Since the sealed lead-acid battery according to the present invention is manufactured as described above, the electrolyte does not flow into the gap between the cathode plate 6a and the rib 7 of the battery case 6 at the time of injection of the electrolyte.

Furthermore, even after the filling plate 8 is removed, the electrolyte once absorbed into the electrode group 1 remains retained in the electrode group because the separator 4 is made of a material with extremely high liquid absorbing properties. In this way, oxygen gas can come into contact with the outer surface of the cathode plate 3a without being hindered by the electrolyte, and therefore oxygen gas can be sufficiently absorbed on the outer surface.

Although one embodiment of the present invention has been described above in detail, various embodiments of the present invention can be considered without departing from the spirit thereof.

For example, in the above embodiment, the filling plate 8 also serves as a jig for storing the electrode group 1 in the battery case 6, and is integrated with the electrode group storage device. The filling plate may be independent.

Further, at this time, the filling plate does not need to be inserted into the gap between the cathode plate and the rib at the same time as the electrode group is stored, and may be inserted before or after the electrode group is stored. Further, the filling plate may be removed after extra electrolyte is injected, initial charging is completed, and the excess electrolyte is removed.

Furthermore, by using a filling plate 8' made of a porous material as shown in FIG. 6 as a filling plate, the excess electrolyte is absorbed into the filling plate 8I, and the outer surface of the cathode plate at the end face of the electrode group is wiped. It is also possible to do so.

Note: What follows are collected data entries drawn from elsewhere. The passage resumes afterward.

template <int C, int HI, int WI, int HO, int WO>
__global__ __launch_bounds__(kSplitWaves * 64) void stack_chain_split_kernel(ChainSplitArgs a)
{
    static_assert(C == 32, "two channel tiles: one per workgroup of a pair");
    using SI = StackCfg<C, HI, WI, 7, 4, 2>;
    using SO = StackCfg<C, HO, WO, 2, 4, 2>;
    constexpr int MTI = 4, MTO = 2, WAVES = kSplitWaves, THREADS = WAVES * 64;
    static_assert(SI::MTILES <= MTI * WAVES && SO::MTILES == MTO * 4 && WAVES == 8, "every pixel tile has a wave");
    static_assert(2 * SO::LDS_MAP <= SI::LDS_MAP, "the small maps reuse the input map's LDS");
    constexpr int A_OFF = 0, B_OFF = SI::LDS_MAP, X_OFF = 0, Y_OFF = SO::LDS_MAP;
    extern __shared__ __align__(16) float smem[];
    const int tid = threadIdx.x, lane = tid & 63, l15 = lane & 15, g = lane >> 4;
    const int wave = tid >> 6;
    const int b = blockIdx.x;
    const int h = (b >> 3) & 1;
    const int pair0 = (b & 7) | ((b >> 4) << 3);
    const int n_pairs = (gridDim.x >> 4) << 3;

    LaneMap::T<MTI> lmi;
    LaneMap::T<MTO> lmo;
    lane_map_init<HI, WI, SI::PLANE, SI::G, MTI>(lmi, wave, l15, g);
    lane_map_init<HO, WO, SO::PLANE, SO::G, MTO>(lmo, wave & 3, l15, g);

    const uint32_t base = __hip_atomic_load(a.ctl, __ATOMIC_RELAXED, __HIP_MEMORY_SCOPE_AGENT) * 8u;
    const uint32_t fault = __hip_atomic_load(a.ctl + 3, __ATOMIC_RELAXED, __HIP_MEMORY_SCOPE_AGENT);
    const uint32_t spin_limit = fault ? 1u << 10 : kSpinLimit;
    bool gave_up = false;
    zero_lds<SI::LDS_MAP, THREADS>(smem + B_OFF, tid);

    for (int img = pair0; img < a.n_images; img += n_pairs) {
        uint32_t *flag_own = a.flags + 2 * img + h, *flag_other = a.flags + 2 * img + (1 - h);
        float *slots = a.xbuf + (size_t)img * 2 * C * HI * WI;
        uint32_t step = 0;
        auto exchange = [&](int dst_off, float *slot, bool fetch) {
            ++step;
            asm volatile("s_waitcnt vmcnt(0)" ::: "memory");
            __syncthreads();
            if (tid == 0) {
                if (!(fault && h == 1))
                    __hip_atomic_store(flag_own, base + step, __ATOMIC_RELAXED, __HIP_MEMORY_SCOPE_AGENT);
                uint32_t it = 0;
                while (!(a.skip & 1) && !gave_up &&
                       __hip_atomic_load(flag_other, __ATOMIC_RELAXED, __HIP_MEMORY_SCOPE_AGENT) < base + step) {
                    if (++it > spin_limit ||
                        ((it & 1023u) == 0 && __hip_atomic_load(a.ctl + 2, __ATOMIC_RELAXED, __HIP_MEMORY_SCOPE_AGENT))) {
                        __hip_atomic_store(a.ctl + 2, 1u, __ATOMIC_RELAXED, __HIP_MEMORY_SCOPE_AGENT);
                        gave_up = true;
                        break;
                    }
                    __builtin_amdgcn_s_sleep(2);
                }
            }
            __syncthreads();
            if (fetch)
                stage_band_chunk_dma<16, HI, WI, SI::ROWS, SI::PLANE, SI::G, WAVES, 16>(slot + (size_t)(1 - h) * 16 * HI * WI, 0, 0,
                                                                                       smem + dst_off + (1 - h) * 16 * SI::PLANE, tid);
        };

        __syncthreads();
        zero_lds<SI::LDS_MAP, THREADS>(smem + A_OFF, tid);
        __syncthreads();
        stage_band_chunk_dma<C, HI, WI, SI::ROWS, SI::PLANE, SI::G, WAVES>(a.in, img, 0, smem + A_OFF, tid);
#pragma unroll 1
        for (int layer = 0; layer < 4; ++layer) {
            const int odd = layer & 1;
            float *slot = slots + (size_t)(layer & 1) * C * HI * WI;
            resident_conv<C, HI, WI, MTI, 2, 1, true>(smem, odd ? B_OFF : A_OFF, odd ? A_OFF : B_OFF, odd != 0, a.pre_w[layer],
                                                      a.pre_bias[layer], slot, lmi, h, lane);
            exchange(odd ? A_OFF : B_OFF, slot, true);
        }
        resident_conv<C, HI, WI, MTI, 2, 1, false>(smem, A_OFF, B_OFF, false, a.w[0], a.bias[0], slots, lmi, h, lane);
        exchange(B_OFF, slots, h == 0);
        if (h != 0 || (a.skip & 2)) continue;
        __syncthreads();
        zero_lds<2 * SO::LDS_MAP, THREADS>(smem + X_OFF, tid);
        __syncthreads();
        {
            constexpr int RPW = 64 / WO;
            const int sub = lane / WO, xo = lane % WO;
            for (int u0 = wave * RPW; u0 < C * HO; u0 += WAVES * RPW) {
                const int u = u0 + sub;
                const int co = u / HO, yo = u % HO;
                if (sub < RPW && co < C) {
                    const float *src = smem + B_OFF + co * SI::PLANE + SI::G + WI + (2 * yo - 1) * WI + 2 * xo - 1;
                    float best;
                    int best_tap;
                    pool_window_lds<HI % 2 == 0, WI % 2 == 0>(src, WI, yo > 0, 2 * yo + 1 < HI, xo > 0, 2 * xo + 1 < WI, best, best_tap);
                    smem[X_OFF + co * SO::PLANE + SO::G + WO + yo * WO + xo] = best;
                }
            }
        }
        float *out_img = a.out + (size_t)img * C * HO * WO;
#pragma unroll 1
        for (int layer = 0; layer < 4; ++layer) {
            const int odd = layer & 1;
            resident_conv<C, HO, WO, MTO, 2, 1, true>(smem, odd ? Y_OFF : X_OFF, odd ? X_OFF : Y_OFF, odd != 0, a.w[1 + layer],
                                                      a.bias[1 + layer], layer == 3 ? out_img : nullptr, lmo, wave >> 2, lane);
        }
    }
    __syncthreads();
    if (tid == 0) {
        const uint32_t done = __hip_atomic_fetch_add(a.ctl + 1, 1u, __ATOMIC_RELAXED, __HIP_MEMORY_SCOPE_AGENT);
        if (done == gridDim.x - 1) {
            __hip_atomic_store(a.ctl + 1, 0u, __ATOMIC_RELAXED, __HIP_MEMORY_SCOPE_AGENT);
            __hip_atomic_fetch_add(a.ctl, 1u, __ATOMIC_RELAXED, __HIP_MEMORY_SCOPE_AGENT);
        }
    }
}

template <int C, int HI, int WI, int HO, int WO>
int launch_chain_split(const ChainSplitArgs &args, hipStream_t st)
{
    using SI = StackCfg<C, HI, WI, 7, 4, 2>;
    constexpr size_t kLds = 2 * (size_t)SI::LDS_MAP * 4;
    constexpr auto kern = stack_chain_split_kernel<C, HI, WI, HO, WO>;
    if (int rc = prepare_kernel<kern>("stack_chain_split", kLds)) return rc;
    int groups = (args.n_images + 7) / 8;
    if (groups > 16) groups = 16;
    hipLaunchKernelGGL(kern, dim3(16 * groups), dim3(kSplitWaves * 64), kLds, st, args);
    return check_launch("stack_chain_split_kernel");
}

#define PPO_STACK_CASE(LAUNCH, C, H, W, ...) \
    if (channels == C && h == H && w == W) return args ? LAUNCH<C, H, W, __VA_ARGS__>(*args, st) : PPO_OK;

int no_kernel(const char *who, int channels, int h, int w)
{
    return fail(PPO_E_INVALID, "%s: no kernel for %d channels at %dx%d", who, channels, h, w);
}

According to the present invention, oxygen gas can be sufficiently absorbed on the outer surface of the cathode plate 5 on the end face of the electrode group, and water decomposition is small even when charging with a relatively large current, so that the battery can maintain a long service life. It is also possible to improve voltage fluctuations that occur temporarily due to delays in gas absorption.

As described above, the present invention has great industrial value.

[Brief explanation of the drawing]

FIGS. 1 and 2 are a front sectional view and a side sectional view, respectively, showing the point in time when a pole group is housed in a battery case in an embodiment of the present invention. FIG. 3 is a perspective view of a filling plate in one embodiment of the present invention. Applicant Yuasa Battery Co., Ltd. 6-

Claims (1)

[Scope of Claims] 1) A battery case is used which is equipped with an electrode group in which a cathode plate is disposed on the end face, and a rib is provided on the contact surface of the end face with the cathode plate, and the cathode on the end face is A method for manufacturing a sealed lead-acid battery, comprising the steps of: arranging a filler plate in the gap between the plate and the ribs of the battery case; and removing the filler plate after injecting an electrolyte. 2) Method 0 of manufacturing a sealed lead-acid battery according to claim 1, wherein the filling plate is made of a liquid-absorbing material.